> What the task asks
The records that follow must be repeated exactly as they stand.

Stored data entries
--------

# NVIDIA-RTX/RTXPT

Hardware: AMD Instinct MI355X
Metric: Mrays/s at 4K 4spp 8-bounce bistro-like (extend + shadow rays / wall time of pt_render) (higher is better)
Workload: dtype f32; 1 GPU; C3 bistro-like street canyon, 2808008 triangles, 64 materials, 32 textures 1024^2, 7368 emissive-triangle + env-quad lights, 3840x2160, 4 spp, 8 bounces, NEE 5 candidates + RR, lp types binary16 (reference default), environment cube 2048 BC6H (reference default on D3D12); BVH builder=PLOC + parallel re-insertion + cost-driven wide nodes, built on device, buildMs 78.6 (host part 0.0), 275780 wide n; parallelism=pixel-tile shard x1 + 1 gather, gather=none (1 GPU), transport=none, rehearsal=False

## Files before the change

### include/mi355pt_testhooks.h

```cpp
#ifndef MI355PT_TESTHOOKS_H
#define MI355PT_TESTHOOKS_H
#include "mi355pt.h"
#ifdef __cplusplus
extern "C" {
#endif
int32_t pt_probe(pt_context* ctx, int32_t kind, const void* in, size_t inBytes, void* out, size_t outBytes, uint32_t n);
#ifdef __cplusplus
}
#endif
#endif
```

### rtxpt_amd/__init__.py

```python
import ctypes
import os
import subprocess

import numpy as np

from . import scenes

_HERE = os.path.dirname(os.path.abspath(__file__))
LIB_PATH = os.environ.get("MI355PT_LIB", os.path.join(_HERE, "libmi355pt.so"))
HOOKS_LIB_PATH = os.path.join(_HERE, "libmi355pt_testhooks.so")
_libs = {}

PT_OK = 0
PT_ERROR_INVALID_ARGUMENT, PT_ERROR_NO_DEVICE, PT_ERROR_HIP, PT_ERROR_IO, PT_ERROR_UNSUPPORTED, PT_ERROR_NOT_READY = 1, 2, 3, 4, 5, 6
PT_TEX_RGBA8_UNORM, PT_TEX_RGBA8_SRGB, PT_TEX_RGBA32F = 0, 1, 2
STATUS = {0: "PT_OK", 1: "PT_ERROR_INVALID_ARGUMENT", 2: "PT_ERROR_NO_DEVICE", 3: "PT_ERROR_HIP", 4: "PT_ERROR_IO", 5: "PT_ERROR_UNSUPPORTED", 6: "PT_ERROR_NOT_READY"}
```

--------

> Solved problem
# NVIDIA-RTX/RTXPT

Hardware: AMD Instinct MI355X
Metric: Mrays/s at 4K 4spp 8-bounce bistro-like (extend + shadow rays / wall time of pt_render) (higher is better)
Workload: dtype f32; 1 GPU; C3 bistro-like street canyon, 2808008 triangles, 64 materials, 32 textures 1024^2, 7368 emissive-triangle + env-quad lights, 3840x2160, 4 spp, 8 bounces, NEE 5 candidates + RR, lp types binary16 (reference default), environment cube 2048 BC6H (reference default on D3D12); BVH builder=PLOC + parallel re-insertion + cost-driven wide nodes, built on device, buildMs 78.6 (host part 0.0), 275780 wide n; parallelism=pixel-tile shard x1 + 1 gather, gather=none (1 GPU), transport=none, rehearsal=False

## Files before the change

### include/mi355pt_testhooks.h

```cpp
#ifndef MI355PT_TESTHOOKS_H
#define MI355PT_TESTHOOKS_H
#include "mi355pt.h"
#ifdef __cplusplus
extern "C" {
#endif
int32_t pt_probe(pt_context* ctx, int32_t kind, const void* in, size_t inBytes, void* out, size_t outBytes, uint32_t n);
#ifdef __cplusplus
}
#endif
#endif
```

### rtxpt_amd/__init__.py

```python
import ctypes
import os
import subprocess

import numpy as np

from . import scenes

_HERE = os.path.dirname(os.path.abspath(__file__))
LIB_PATH = os.environ.get("MI355PT_LIB", os.path.join(_HERE, "libmi355pt.so"))
HOOKS_LIB_PATH = os.path.join(_HERE, "libmi355pt_testhooks.so")
_libs = {}

PT_OK = 0
PT_ERROR_INVALID_ARGUMENT, PT_ERROR_NO_DEVICE, PT_ERROR_HIP, PT_ERROR_IO, PT_ERROR_UNSUPPORTED, PT_ERROR_NOT_READY = 1, 2, 3, 4, 5, 6
PT_TEX_RGBA8_UNORM, PT_TEX_RGBA8_SRGB, PT_TEX_RGBA32F = 0, 1, 2
STATUS = {0: "PT_OK", 1: "PT_ERROR_INVALID_ARGUMENT", 2: "PT_ERROR_NO_DEVICE", 3: "PT_ERROR_HIP", 4: "PT_ERROR_IO", 5: "PT_ERROR_UNSUPPORTED", 6: "PT_ERROR_NOT_READY"}
```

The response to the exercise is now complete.